A Buzzard Ramjet (if they can build it) does not need any fuel, it gathers it as it goes...and could accelerate forever ?

Re:How many people? (1)

ultrasound (472511) | more than 3 years ago | (#35007954)

It may be able to accelerate forever, however the rate of acceleration will tend to zero as your velocity tends to c.

Re:How many people? (1)

sznupi (719324) | more than 3 years ago | (#35008046)
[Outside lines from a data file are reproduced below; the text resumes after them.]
template <typename VT>
void sweep_level_t(vof_ctx* c, int l, const VT* x_in, VT* x_out, const VT* b, int np, ActiveSet active, const SmoothArgs<VT>& a,
                   CycleIO& io) {
    Level& lv = c->L[l];
    const VT* ecoarse = a.ecoarse;
    const int po = a.reverse ? 1 : 0;
    if (l == 0 && lv.C == nullptr) {
        L0Req rq;
        rq.from_zero = x_in == nullptr; rq.po = po; rq.nsweeps = a.nsweeps;
        rq.ec = ecoarse != nullptr; rq.ec32 = a.ec32;
        rq.trail = a.trail && io.trail.v != nullptr; rq.trail_dot = io.trail.dotvec != nullptr;
        rq.rr = a.rr_out != nullptr; rq.rr_f32 = a.rr_f32;
        rq.bf = io.bf_done ? 0 : io.bf_mode;
        rq.x32 = c->h32;
        const L0Pass p = plan_l0_pass<VT>(c, rq);
        if (p.XT32 != c->h32) { c->err = "float32 level-0 hand-off: the planned pass does not store float32"; io.failed = true; return; }
        const S0Trail no_trail{nullptr, nullptr, 0, nullptr};
        const L0Ptrs ptrs{x_in, x_out, b, active, ecoarse,
                          p.rr() ? S0Trail{(double*)a.rr_out, nullptr, 0, nullptr} : (p.trail() ? io.trail : no_trail),
                          p.bf() ? io.bf : S0BSrc{nullptr, nullptr, nullptr, nullptr, nullptr, nullptr}};
        const Fine0 f0{c->frames, frame_stride(c), c->Nj, c->prm.speed_alpha, c->prm.remodelling_alpha, c->prm.reference_quirks, c->pp};
        bool launched = false;
        {
            Prof pr(c, VOF_K_GS0, 0, p.algo, p.moved);
            const int nslots = pair_slots(c, active, np);
            switch (p.fam) {
                case L0_SWEEP0R: launched = launch_s0r(c, p, f0, nslots, ptrs); break;
                case L0_SWEEP0M: launched = launch_s0m(c, p, f0, nslots, ptrs); break;
                case L0_SWEEP0P: launched = launch_s0p(c, p, f0, nslots, ptrs); break;
                case L0_SWEEP0: launched = launch_s0<VT>(c, p, f0, nslots, ptrs); break;
            }
        }
        if (!launched) { c->err = "internal: the library holds no kernel for the planned level-0 pass"; io.failed = true; return; }
        if (p.trail()) io.trail_nblk = (int)p.blocks;
        if (p.rr()) io.rr_done = true;
// ... 540 lines not shown
    for (int p = 0; p < ni; ++p) {
        if (trace && (p < 2 || p == ni - 1)) { HIPCHK(hipStreamSynchronize(s)); fprintf(stderr, "[vof] direct_setup: row %d of %d (m = %d, %d pairs)\n", p, ni, m, np); fflush(stderr); }
        double* Tp = c->dir_T + (size_t)p * ld * ld;
        if (p > 0) k_dir_W<<<gm, 256, 0, s>>>(Tp - (size_t)ld * ld, sT, c->dir_tabs + (size_t)(p - 1) * rowTab, sTab, nj, c->dir_W, sW, ld);
        k_dir_schur<<<gs, 256, 0, s>>>(c->dir_tabs + (size_t)p * rowTab, sTab, nj, p > 0 ? c->dir_W : nullptr, sW, Tp, sT, ld);
        if (blocked) {
            for (int kt = 0; kt < nt; ++kt) {
                k_dir_bgj_panel<<<dim3(nt, 2, np), 256, bgj_lds, s>>>(Tp, sT, ld, kt, c->dir_R, c->dir_C, c->dir_D, c->dir_info);
                k_dir_bgj_update<<<dim3(nt, nt, np), 256, bgj_lds, s>>>(Tp, sT, ld, kt, c->dir_R, c->dir_C, c->dir_D);
            }
        } else {
            k_dir_invert<<<np, 1024, 2 * (size_t)m * sizeof(double), s>>>(Tp, sT, m, c->dir_ipiv, c->dir_info);
        }
    }
    HIPCHK(hipGetLastError());
    std::vector<int> info((size_t)np);
    HIPCHK(hipMemcpyAsync(info.data(), c->dir_info, (size_t)np * sizeof(int), hipMemcpyDeviceToHost, s));
    HIPCHK(hipStreamSynchronize(s));
    for (int k = 0; k < np; ++k)
        if (info[k] != 0) { c->err = "direct preconditioner: a Schur block of pair " + std::to_string(k) + " of the batch is singular"; return -2; }
    return 0;
}

template <typename VT>
int direct_apply_t(vof_ctx* c, VT* z, const VT* r, int np) {
    const int ni = c->L[0].ni, nj = c->L[0].nj, m = 3 * nj, ld = c->dir_ld;
    const size_t sT = (size_t)ni * ld * ld, sTab = (size_t)ni * nj * DIR_TAB, rowTab = (size_t)nj * DIR_TAB, sV = (size_t)ni * m;
    hipStream_t s = c->stream;
    Prof pr(c, VOF_K_COARSE_SOLVE, 0);
    const dim3 gp(64, np), gv((m + 255) / 256, np), gg((m + 63) / 64, np);
    k_dir_permute<const VT, true><<<gp, 256, 0, s>>>(r, c->dir_r, ni, nj);
    for (int p = 0; p < ni; ++p) {
        if (p > 0) k_dir_gemv<<<gg, 256, 0, s>>>(c->dir_T + (size_t)(p - 1) * ld * ld, sT, m, c->dir_y + (size_t)(p - 1) * m, sV, c->dir_t, (size_t)m, ld);
        k_dir_rowupdate<<<gv, 256, 0, s>>>(c->dir_tabs + (size_t)p * rowTab, sTab, nj, -1, c->dir_r + (size_t)p * m, sV,
                                          p > 0 ? c->dir_t : nullptr, (size_t)m, c->dir_y + (size_t)p * m, sV);
    }
    for (int p = ni - 1; p >= 0; --p) {
        k_dir_rowupdate<<<gv, 256, 0, s>>>(c->dir_tabs + (size_t)p * rowTab, sTab, nj, +1, c->dir_y + (size_t)p * m, sV,
                                          p + 1 < ni ? c->dir_x + (size_t)(p + 1) * m : nullptr, sV, c->dir_t, (size_t)m);
        k_dir_gemv<<<gg, 256, 0, s>>>(c->dir_T + (size_t)p * ld * ld, sT, m, c->dir_t, (size_t)m, c->dir_x + (size_t)p * m, sV, ld);
    }
    k_dir_permute<VT, false><<<gp, 256, 0, s>>>(z, c->dir_x, ni, nj);
    return 0;
}

struct BatchReq {
    const double* frames;
    int np;
    const PairParam* table;
    const int* guess;
    bool direct;
    double *vx, *vy, *gm, *speed;
    vof_pair_stats* stats;
};

int solve_batch(vof_ctx* c, const BatchReq& rq) {
    const vof_params& P = c->prm;
    const double* const frames_dev = rq.frames;
    const int np = rq.np;
    vof_pair_stats* const stats = rq.stats;
    struct ReqGuard { vof_ctx* c; ~ReqGuard() { c->pp = nullptr; c->direct_on = false; } } req_guard{c};
    const int* guess_src = nullptr;
    if (rq.table || rq.guess) {
        if (rq.table && !c->pp_buf) { if (int rc = dev_alloc(c, &c->pp_buf, (size_t)c->B)) return rc; }
        if (rq.guess && !c->warm_src) { if (int rc = dev_alloc(c, &c->warm_src, (size_t)c->B)) return rc; }
        HIPCHK(hipStreamSynchronize(c->stream));
        if (rq.table) {
            HIPCHK(hipMemcpyAsync(c->pp_buf, rq.table, (size_t)np * sizeof(PairParam), hipMemcpyHostToDevice, c->stream));
            c->pp = c->pp_buf;
        }
        if (rq.guess) {
            HIPCHK(hipMemcpyAsync(c->warm_src, rq.guess, (size_t)np * sizeof(int), hipMemcpyHostToDevice, c->stream));
            guess_src = c->warm_src;
        }
    }
    c->direct_on = rq.direct;
    struct MaxItGuard { vof_params& p; int saved; ~MaxItGuard() { p.max_iterations = saved; } } max_it_guard{c->prm, c->prm.max_iterations};
    constexpr int MG_ATTEMPT_CAP = 150;
    if (P.preconditioner == 2 && !c->direct_on && c->L.size() > 1 && P.max_iterations > MG_ATTEMPT_CAP && 3 * c->L[0].nj <= 3100 &&
        direct_ok_for_fallback(c))
        c->prm.max_iterations = MG_ATTEMPT_CAP;
    if (stats) HIPCHK(hipEventRecord(c->ev_batch[0], c->stream));
    c->vfloat = (P.vcycle_precision == 1 || P.vcycle_precision == 2) && c->fused && c->L.size() > 1 && !c->direct_on;
    c->vcoarse32 = P.vcycle_precision == 3 && !c->direct_on;
    c->h32 = false;
    if (c->direct_on) {
        if (np > c->dir_cap) { c->err = "batch larger than the direct preconditioner's buffers"; return -1; }
        c->frames = frames_dev;
        c->npairs = np;
        c->cur_units = np;
        if (int rc = direct_setup(c, np)) return rc;
        c->direct_pairs += np;
    } else if (int rc = setup_batch(c, frames_dev, np)) return rc;
    Level& f = c->L[0];
    const size_t len = 3 * f.npts;
    hipStream_t s = c->stream;
    double sx = P.delta_t / P.delta_x;
    const bool zero_guess = !guess_src && (P.initial_v_x == 0.0 && P.initial_v_y == 0.0 && P.initial_remodelling == 0.0);
    double* rh = c->krh;
    const bool fuse_pro = (c->fused_ends & 1) && !zero_guess && residual_copy_ok(c) && !c->direct_on;
    int nbb = c->nblk;
    int nb0 = c->nblk;
    const double* part_r0 = c->partials;
    if (fuse_pro) {
        c->cur_units = np;
        nbb = nb0 = fused_prologue(c, guess_src, P.initial_v_x * sx, P.initial_v_y * sx, P.initial_remodelling, np);
        part_r0 = c->partials + nb0;
    } else {
        Prof p(c, VOF_K_RHS, 0);
        k_rhs_norm<<<rgrid(c, np), RBLK, 0, s>>>(frames_dev, frame_stride(c), c->Nj, f.ni, f.nj, c->kb, zero_guess ? c->kr : nullptr,
                                                c->partials, c->pp);
    }
    { Prof p(c, VOF_K_VECTOR, 0); k_scalar<S_BNORM><<<np, 64, 0, s>>>(c->sc, c->partials, nbb, c->active, P.rtol, P.max_iterations); }
    if (zero_guess) {
        HIPCHK(hipMemsetAsync(c->kx, 0, (size_t)np * len * sizeof(double), s));
        rh = c->kb;
    } else if (!fuse_pro) {
        if (guess_src) {
            Prof p(c, VOF_K_VECTOR, 0, 16.0 * len);
            k_gather_guess<<<rgrid(c, np), RBLK, 0, s>>>(c->kx, c->warm_x, guess_src, len, f.npts, P.initial_v_x * sx, P.initial_v_y * sx,
                                                        P.initial_remodelling);
        } else {
            Prof p(c, VOF_K_VECTOR, 0); k_fill<<<dim3(c->nblk, np), 256, 0, s>>>(c->kx, f.npts, P.initial_v_x * sx, P.initial_v_y * sx, P.initial_remodelling);
        }
        const bool two = residual_copy_ok(c);
        nb0 = residual_d(c, c->kx, c->kb, c->kr, np, ALL_PAIRS, 1, two ? c->krh : nullptr);
        if (!two) HIPCHK(hipMemcpyAsync(c->krh, c->kr, (size_t)np * len * sizeof(double), hipMemcpyDeviceToDevice, s));
        if (!nb0) {
            Prof p(c, VOF_K_REDUCE, 0); k_dot2<<<rgrid(c, np), RBLK, 0, s>>>(c->kr, c->kr, nullptr, nullptr, len, c->partials, ALL_PAIRS);
            nb0 = c->nblk;
        }
    }
    { Prof p(c, VOF_K_VECTOR, 0); k_scalar<S_R0><<<np, 64, 0, s>>>(c->sc, part_r0, nb0, c->active, P.rtol, P.max_iterations); }

    const int bicg_limit = P.krylov_method == 1 ? 0 : (P.krylov_method == 2 ? std::min(P.max_iterations, P.fallback_after) : P.max_iterations);
    int it_total = 0;
    auto bicg_loop = [&](int limit) -> int {
    bool ran_on_r = false;
    for (int it = 0; it < limit; ++it, ++it_total) {
        HIPCHK(hipMemcpyAsync(c->h_active, c->active, np * sizeof(int), hipMemcpyDeviceToHost, s));
        HIPCHK(hipStreamSynchronize(s));
        int nact = 0;
        for (int k = 0; k < np; ++k) nact += c->h_active[k] != 0;
        if (nact == 0) break;
        if (int rc = post_active_list(c, np)) return rc;
        if (it_total == AUTO_F64_AFTER) { if (P.vcycle_precision == 2) c->vfloat = false; c->vcoarse32 = false; }
        c->cur_units = nact;
        c->h32 = handoff32_ok(c);
        const ActiveSet act = listed(c, c->active);
        void* vrhs_p = c->vfloat ? (void*)c->b32 : (void*)c->kp;
        void* vrhs_s = c->vfloat ? (void*)c->b32 : (void*)c->kr;
        const double vsz = (c->vfloat || c->h32) ? 4.0 : 8.0;
        const bool on_r = it == 0 && !c->vfloat;
        const bool fold_b = fold_b_usable(c);
        auto cycle_ok = [c](const CycleIO& io, const char* which) {
            if (io.failed) c->h32 = false;
            else if (io.bf_mode && !io.bf_done) c->err = std::string("folded vector update (") + which + "): not consumed by the cycle";
            else return true;
            return false;
        };
        CycleIO io_p, io_s;
        if (on_r) vrhs_p = (void*)c->kr;
        else if (fold_b && it > 0) {
            const double* p_old = (it == 1 && ran_on_r) ? rh : c->kp;
            io_p.bf = S0BSrc{c->kr, c->kv, p_old, c->kt, c->sc, nullptr};
            io_p.bf_mode = 2;
            std::swap(c->kp, c->kt);
            vrhs_p = (void*)c->kp;
        } else {
            Prof p(c, VOF_K_VECTOR, 0, 8.0 * len * (it == 0 ? 2 : 4) + (c->vfloat ? 4.0 * len : 0.0));
            const double* p_old = (it == 1 && ran_on_r) ? rh : c->kp;
            VDISPATCH(c, (k_update_p<VT><<<rgrid(c, np, act), RBLK, 0, s>>>(c->kp, p_old, c->kr, c->kv, len, c->sc, act,
                                                                     c->vfloat ? (VT*)c->b32 : (VT*)nullptr, it == 0 ? 1 : 0)));
        }
        if (it == 0) ran_on_r = on_r;
        io_p.trail = S0Trail{c->kv, rh, 0, c->partials};
        vcycle(c, &c->ky, vrhs_p, np, act, io_p);
        if (!cycle_ok(io_p, "p")) return -1;
        int nb1 = io_p.trail_nblk ? io_p.trail_nblk : krylov_apply(c, c->ky, c->kv, np, act, rh, 0);
        if (!nb1) { Prof p(c, VOF_K_REDUCE, 0, 16.0 * len); k_dot2<<<rgrid(c, np, act), RBLK, 0, s>>>(rh, c->kv, nullptr, nullptr, len, c->partials, act); nb1 = c->nblk; }
        { Prof p(c, VOF_K_VECTOR, 0); k_scalar<S_ALPHA><<<np, 64, 0, s>>>(c->sc, c->partials, nb1, c->active, P.rtol, P.max_iterations); }
        if (fold_b) {
            io_s.bf = S0BSrc{c->kr, c->kv, nullptr, c->kt, c->sc, c->partials};
            io_s.bf_mode = 1;
            std::swap(c->kr, c->kt);
            vrhs_s = (void*)c->kr;
        } else {
        { Prof p(c, VOF_K_VECTOR, 0, 8.0 * len * 3 + (c->vfloat ? 4.0 * len : 0.0));
          VDISPATCH(c, (k_update_s<VT><<<rgrid(c, np, act), RBLK, 0, s>>>(c->kr, c->kv, len, c->sc, c->partials, act, c->vfloat ? (VT*)c->b32 : (VT*)nullptr))); }
        { Prof p(c, VOF_K_VECTOR, 0); k_scalar<S_S><<<np, 64, 0, s>>>(c->sc, c->partials, c->nblk, c->active, P.rtol, P.max_iterations); }
        { Prof p(c, VOF_K_VECTOR, 0);
          YDISPATCH(c, (k_fix_half<VT><<<dim3(64, np), RBLK, 0, s>>>(c->kx, (const VT*)c->ky, len, c->sc)));
          k_clear_half<<<(np + 255) / 256, 256, 0, s>>>(c->sc, np); }
        }
        io_s.trail = S0Trail{c->kt, c->kr, 1, c->partials};
        vcycle(c, &c->kz, vrhs_s, np, act, io_s);
        if (!cycle_ok(io_s, "s")) return -1;
        int nb2 = io_s.trail_nblk ? io_s.trail_nblk : krylov_apply(c, c->kz, c->kt, np, act, c->kr, 1);
        if (!nb2) { Prof p(c, VOF_K_REDUCE, 0, 16.0 * len); k_dot2<<<rgrid(c, np, act), RBLK, 0, s>>>(c->kt, c->kr, c->kt, c->kt, len, c->partials, act); nb2 = c->nblk; }
        { Prof p(c, VOF_K_VECTOR, 0); k_scalar<S_OMEGA><<<np, 64, 0, s>>>(c->sc, c->partials, nb2, c->active, P.rtol, P.max_iterations); }
        { Prof p(c, VOF_K_VECTOR, 0, 8.0 * len * 6 + 2.0 * vsz * len);
          YDISPATCH(c, (k_update_xr<VT><<<rgrid(c, np, act), RBLK, 0, s>>>(c->kx, (const VT*)c->ky, (const VT*)c->kz, c->kr, c->kt, rh, len, c->sc, c->partials, act))); }
        { Prof p(c, VOF_K_VECTOR, 0); k_scalar<S_R><<<np, 64, 0, s>>>(c->sc, c->partials, c->nblk, c->active, P.rtol, P.max_iterations); }
    }
    c->h32 = false;
    return 0;
    };
    if (int rc = bicg_loop(bicg_limit)) return rc;
    auto independent_residual = [&](bool keep) -> int {
        c->cur_units = np;
        int nb3 = keep ? 0 : residual_d(c, c->kx, c->kb, nullptr, np, ALL_PAIRS, 1);
        if (!nb3) nb3 = residual_d(c, c->kx, c->kb, c->kt, np, ALL_PAIRS, 1);
        if (!nb3) { Prof p(c, VOF_K_REDUCE, 0); k_dot2<<<rgrid(c, np), RBLK, 0, s>>>(c->kt, c->kt, nullptr, nullptr, len, c->partials, ALL_PAIRS); nb3 = c->nblk; }
        { Prof p(c, VOF_K_VECTOR, 0); k_scalar<S_FINAL><<<np, 64, 0, s>>>(c->sc, c->partials, nb3, c->active, P.rtol, P.max_iterations); }
        HIPCHK(hipGetLastError());
        return 0;
    };
    bool finalized = false;
    if ((c->fused_ends & 2) && residual_copy_ok(c)) {
        c->cur_units = np;
        double* fpart = c->partials + (size_t)np * 3 * apply_grid(c, np).nblk;
        const int nb3 = fused_epilogue(c, rq.vx, rq.vy, rq.gm, rq.speed, fpart, np);
        { Prof p(c, VOF_K_VECTOR, 0); k_scalar<S_FINAL><<<np, 64, 0, s>>>(c->sc, c->partials, nb3, c->active, P.rtol, P.max_iterations); }
        { Prof p(c, VOF_K_FINALIZE, 0); k_sum3<<<np, 64, 0, s>>>(fpart, nb3, c->func3); }
        HIPCHK(hipGetLastError());
        finalized = true;
    } else if (int rc = independent_residual(false)) return rc;
    if (bicg_limit > 0) {
        for (int round = 0; round < 3; ++round) {
            { Prof p(c, VOF_K_VECTOR, 0); k_bicg_restart<<<(np + 63) / 64, 64, 0, s>>>(c->sc, c->active, np, P.max_iterations); }
            int nact = count_active(c, np);
            if (nact < 0) { c->err = "stream synchronize failed"; return -2; }
            if (nact == 0) break;
            finalized = false;
            if (int rc = independent_residual(true)) return rc;
            c->cur_units = nact;
            rh = c->krh;
            { Prof p(c, VOF_K_VECTOR, 0, 8.0 * len * 3);
              const ActiveSet act = listed(c, c->active);
              k_restart_vectors<<<rgrid(c, np, act), RBLK, 0, s>>>(c->kr, rh, c->kt, len, act); }
            if (int rc = bicg_loop(std::min(bicg_limit, 8))) return rc;
            if (int rc = independent_residual(false)) return rc;
        }
    }
    if (P.krylov_method != 0) {
        int handed_over = 0;
        if (int rc = gmres_phase(c, np, &handed_over)) return rc;
        if (handed_over) {
            finalized = false;
            if (int rc = independent_residual(false)) return rc;
        }
    }
    if (!finalized) {
        Prof p(c, VOF_K_FINALIZE, 0);
        k_finalize_functionals<<<rgrid(c, np), RBLK, 0, s>>>(frames_dev, frame_stride(c), f.ni, f.nj, P.speed_alpha, P.remodelling_alpha,
                                                             P.reference_quirks, c->kx, P.delta_x / P.delta_t, rq.vx, rq.vy, rq.gm, rq.speed,
                                                             c->partials, c->pp);
        k_sum3<<<np, 64, 0, s>>>(c->partials, c->nblk, c->func3);
    }
    HIPCHK(hipGetLastError());
    if (stats) {
// ... 146 lines not shown
    if (c->h_active) hipHostFree(c->h_active);
    if (c->h_alist) hipHostFree(c->h_alist);
    if (c->h_sc) hipHostFree(c->h_sc);
    if (c->h_func3) hipHostFree(c->h_func3);
    if (c->h_bounce) hipHostFree(c->h_bounce);
    for (int i = 0; i < 2; ++i) if (c->ev_batch[i]) hipEventDestroy(c->ev_batch[i]);
    for (int i = 0; i < 2; ++i) {
        if (c->ev_solved[i]) hipEventDestroy(c->ev_solved[i]);
        if (c->ev_copied[i]) hipEventDestroy(c->ev_copied[i]);
        if (c->ev_uploaded[i]) hipEventDestroy(c->ev_uploaded[i]);
    }
    if (c->copy_stream) hipStreamDestroy(c->copy_stream);
    for (int i = 0; i < MAX_LANES; ++i) {
        if (c->lane_stream[i]) hipStreamDestroy(c->lane_stream[i]);
        for (int j = 0; j < 2; ++j) if (c->lane_ev[i][j]) hipEventDestroy(c->lane_ev[i][j]);
    }
    if (c->ev_fork) hipEventDestroy(c->ev_fork);
    for (hipEvent_t e : c->group_ev) if (e) hipEventDestroy(e);
    if (c->own_stream && c->stream) hipStreamDestroy(c->stream);
    delete c;
}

A Buzzard Ramjet (if they can build it)

(...and if it can create more thrust than drag, which might very well be not the case)

Re:How many people? (1)

Dragonslicer (991472) | more than 3 years ago | (#35008060)

A Buzzard Ramjet (if they can build it) does not need any fuel, it gathers it as it goes...

I don't think you'll find many dead animals on the side of the road going through space.

Re:How many people? (1)

mauriceh (3721) | more than 3 years ago | (#35008298)

That is "Bussard" , after Prof. Robert W. Bussard, who postulated it first:

http://en.wikipedia.org/wiki/Robert_W._Bussard [wikipedia.org]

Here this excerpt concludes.